ルーンガルド側の事件の結末として月の民、ベシュメルク、魔人達の問題が解決されて平和的な形での新たな門出、となるわけだし、そうした多種族間での友好、融和に関して言うなら、魔王国もそうしてきた背景があるからな。
だから、こうして応援してくれているというのは有難い話だ。そうした多種族背景についてはグランティオスにエインフェウス、イスタニアにネシュフェルあたりもそうだな。
海の民、獣人達とエルフ、人々と森の小人。旧王国とギメル族達との融和……そうした背景のある国々だけに、魔王国と同様、喜んでくれているという印象がある。勿論、他の国々もそうだけれど。
メギアストラ女王とは先代魔王――セリア女王の幻影劇の進捗に関する話も少し出た。素材作りと調整も順調だが、母子の体調や経過に関する事もあるからな。
ともあれ、時期的にアルバートとオフィーリアの状況が落ち着けば、幻影劇も色々と前に進んでいくのではないかと思う。
「ふっふ。

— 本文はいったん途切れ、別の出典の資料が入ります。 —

SIGNATURES["mnn_lstm2_seq_fwd"] = (_i, [_p, _i, _i, C.POINTER(LstmFwdLayer), C.POINTER(LstmFwdLayer), _f, _i, _i])
SIGNATURES["mnn_lstm2_seq_bwd"] = (_i, [_p, _i, _i, C.POINTER(LstmBwdLayer), C.POINTER(LstmBwdLayer), _f, _i, _i])
SIGNATURES["mnn_lstm_rows_gate_minor"] = (_i, [_p, _i, _i, _i, _p, _p, _p, _p])
SIGNATURES["mnn_lstm2_persist_ok"] = (_i, [_i, _i, _i])
SIGNATURES["mnn_lstm2_persist_workspace_bytes"] = (_sz, [_i, _i, _i, _i])
SIGNATURES["mnn_lstm2_persist_status"] = (_i, [_p, _i, _i, _i, C.POINTER(C.c_int)])
SIGNATURES["mnn_lstm2_persist_fwd"] = (_i, [_p, _i, _i, C.POINTER(LstmFwdLayer), C.POINTER(LstmFwdLayer), _f, _p])
SIGNATURES["mnn_lstm2_persist_bwd"] = (_i, [_p, _i, _i, C.POINTER(LstmBwdLayer), C.POINTER(LstmBwdLayer), _f, _p])
SIGNATURES["mnn_lstm_rowpar_ok"] = (_i, [_i, _i])
SIGNATURES["mnn_lstm_rowpar_workspace_bytes"] = (_sz, [_i, _i, _i])
SIGNATURES["mnn_lstm_rowpar_status"] = (_i, [_p, C.POINTER(C.c_int)])
SIGNATURES["mnn_lstm_rowpar_fwd"] = (_i, [_p, _i, _i, C.POINTER(LstmFwdLayer), _f, _p])
SIGNATURES["mnn_lstm_rowpar_bwd"] = (_i, [_p, _i, _i, C.POINTER(LstmBwdLayer), _f, _p])
SIGNATURES["mnn_lstm_resident_ok"] = (_i, [_i, _i])
SIGNATURES["mnn_lstm_resident_fwd"] = (_i, [_p, _i, _i, C.POINTER(LstmFwdLayer), _f])
SIGNATURES["mnn_lstm_resident_bwd"] = (_i, [_p, _i, _i, C.POINTER(LstmBwdLayer), _f])
SIGNATURES["mnn_lstm_cluster_ok"] = (_i, [_i, _i])
SIGNATURES["mnn_lstm_cluster_bwd_ok"] = (_i, [_i, _i])
SIGNATURES["mnn_lstm_cluster_bwd_multi_ok"] = (_i, [_i, _i, _i])
SIGNATURES["mnn_lstm_resident_fwd_multi"] = (_i, [_p, _i, _i, _i, C.POINTER(LstmFwdLayer), _f])
SIGNATURES["mnn_lstm_resident_bwd_multi"] = (_i, [_p, _i, _i, _i, C.POINTER(LstmBwdLayer), _f])
SIGNATURES["mnn_lstm_cluster_fwd_multi"] = (_i, [_p, _i, _i, _i, C.POINTER(LstmFwdLayer), _f, C.POINTER(C.c_void_p)])
SIGNATURES["mnn_lstm_cluster_bwd_multi"] = (_i, [_p, _i, _i, _i, C.POINTER(LstmBwdLayer), _f, C.POINTER(C.c_void_p)])
SIGNATURES["mnn_lstm_cluster_fwd"] = (_i, [_p, _i, _i, C.POINTER(LstmFwdLayer), _f, _p])
SIGNATURES["mnn_lstm_cluster_bwd"] = (_i, [_p, _i, _i, C.POINTER(LstmBwdLayer), _f, _p])
SIGNATURES["mnn_lstm_resident_bwd_state"] = (_i, [_p, _i, _i, C.POINTER(LstmBwdLayer), _f, _p])
SIGNATURES["mnn_lstm_cluster_bwd_state"] = (_i, [_p, _i, _i, C.POINTER(LstmBwdLayer), _f, _p, _p])
SIGNATURES["mnn_lstm_resident_bwd_state_multi"] = (_i, [_p, _i, _i, _i, C.POINTER(LstmBwdLayer), _f, C.POINTER(C.c_void_p)])
SIGNATURES["mnn_lstm_cluster_bwd_state_multi"] = (_i, [_p, _i, _i, _i, C.POINTER(LstmBwdLayer), _f, C.POINTER(C.c_void_p), C.POINTER(C.c_void_p)])
SIGNATURES["mnn_nade_mfma_ok"] = (_i, [_i])
SIGNATURES["mnn_nade_logprob_fwd_mfma"] = (_i, [_p, _i, _i, _i, _i, _p, _l, _p, _i, _p, _p, _p, _p, _p, _p, _p])
SIGNATURES["mnn_density_gate"] = (_i, [_p, _p, _l, _l, _p, _p])
SIGNATURES["mnn_nade_logprob_fwd_gated"] = (_i, [_p, _i, _i, _i, _i, _p, _l, _p, _i, _p, _p, _p, _p, _p, _p, _p, _p, _i, _p, _p])
SIGNATURES["mnn_nade_logprob_fwd_mfma_gated"] = (_i, [_p, _i, _i, _i, _i, _p, _l, _p, _i, _p, _p, _p, _p, _p, _p, _p, _p, _i, _p])
SIGNATURES["mnn_nade_logprob_fwd_mfma_f32"] = (_i, [_p, _i, _i, _i, _i, _p, _l, _p, _i, _p, _p, _p, _p, _p, _p, _p, _p, _i, _p])
SIGNATURES["mnn_nade_f32_pack"] = (_i, [_p, _p, _l, _i, _p])
SIGNATURES["mnn_musical_bar_stats"] = (_i, [_p, _p, _i, _i, _i, _i, _i, _p, _p, _p, _p, _p, _p, _p, _p])
SIGNATURES["mnn_musical_note_stats"] = (_i, [_p, _p, _i, _i, _i, _i, _i, _p, _p])
SIGNATURES["mnn_eval_counts"] = (_i, [_p, _p, _p, _l, _p])
SIGNATURES["mnn_log_loss_rows"] = (_i, [_p, _p, _p, _i, _i, _i, _p])
SIGNATURES["mnn_rbm_cd_bias_delta"] = (_i, [_p, _i, _i, _i, _p, _p, _p, _p, _f, _p, _p])
SIGNATURES["mnn_rbm_visible_bias_init"] = (_i, [_p, _i, _p, _f, _p])
SIGNATURES["mnn_sigmoid_grad_f32"] = (_i, [_p, _l, _p, _p, _p])
SIGNATURES["mnn_rbm_ais_workspace_bytes"] = (_sz, [_i, _i, _i, _i, _i])
SIGNATURES["mnn_rbm_ais"] = (_i, [_p, _i, _i, _i, _i, _i, _p, _p, _p, _i, _p, _i, _u64, _u32, _p, _p, _p, _p, _p, _p])
SIGNATURES["mnn_rbm_raise"] = (_i, [_p, _i, _i, _i, _i, _i, _p, _p, _p, _i, _p, _i, _p, _u64, _u32, _p, _p, _p, _p, _p, _p])
SIGNATURES["mnn_rbm_gibbs_multi"] = (_i, [_p, _i, _p, _i, _i, _i, _i, _i, _i, _u32, _p, _u32, _p, _l, _i, _l, _p])
SIGNATURES["mnn_rbm_free_energy_multi"] = (_i, [_p, _i, _p, _i, _i, _i, _i, _i])
SIGNATURES["mnn_rbm_cd_rows"] = (_i, [_p, _i, _i, _i, _i, _p, _p, _p, _p, _p, _f, _p, _p, _p])
SIGNATURES["mnn_probe_sigmoid"] = (_i, [_p, _i, _i, _p])
SIGNATURES["mnn_axpby_f32"] = (_i, [_p, _l, _f, _p, _f, _p, _p])
SIGNATURES["mnn_dropout_mask"] = (_i, [_p, _p, _i, _i, _i, _f, _u64, _p, _u32, _i])
SIGNATURES["mnn_nade_sample_temps"] = (_i, [_p, _i, _i, _i, _i, _p, _i, _p, _p, _p, _u64, _u32, _u32, _p, _l, _i, _i, _p, _p])
SIGNATURES["mnn_nade_sample_multi_temps"] = (_i, [_p, _i, _p, _i, _i, _i, _p, _u32, _u32, _l, _i])
SIGNATURES["mnn_generate_scan_temps"] = (_i, [_p, _i, _i, _i, _p, _i, _i, _p, _p, _p, _i, _i, _i, _i, _p, _p, _p, _u64, _u32, _p, _p, _sz, _p,
                                              C.POINTER(C.c_void_p), C.POINTER(C.c_void_p)])
SIGNATURES["mnn_rbm_gibbs_temp"] = (_i, [_p, _i, _i, _i, _i, _p, _p, _p, _i, _p, _i, _u64, _u32, _p, _u32, _p, _p, _p, _p, _i, _f])
SIGNATURES["mnn_rbm_gibbs_multi_temps"] = (_i, [_p, _i, _p, _i, _i, _i, _i, _i, _i, _u32, _p, _u32, _p, _l, _i, _l, _p, C.POINTER(C.c_float)])
TEMPS_MAX = 8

楽しみにしている」
メギアストラ女王はそうした状況や予想について話をすると、満足そうな笑みを見せるのであった。
そうして、王城での歓待も少ししたところで切り上げてフォレスタニアへと戻った。
人が多く集まっているという事もあって、通信室に入ってくる中継映像は賑やかなものだ。各国の面々と顔を合わせて少し言葉を交わしたり、みんなと過ごしつつ、明日に備えるという形だ。
「というわけで、明日はかねてからの予定通りかな。時間の変更もないけれど、実際に動く前に連絡を入れると思う」
『分かった。神格から伝わってくるから中継映像はなくとも、こちらとしても大きな問題はないが心構えはできるからな』
『テスディロスや氏族達のこれからの事も……よろしく頼む』
ベリスティオやヴァルロスともそんな言葉を交わす。リネット達も一緒にいるな。独房組にも既に連絡は取っているとの事で、当日は独房組の面々も祈りに参加してくれる、との事だ。
『ザラディやウォルドム、アルヴェリンデからは応援している、これからも見守っていると伝えて欲しいと言われたよ』
『ガルディニスは……相変わらずだが、あれでテオドールを個人的に気に入っているというのは間違いないようだからな』
ヴァルロスの言葉を受けて、ベリスティオも苦笑しながらもそんな風に補足してくれた。儀式の祈りには参加する、という事なのだろう。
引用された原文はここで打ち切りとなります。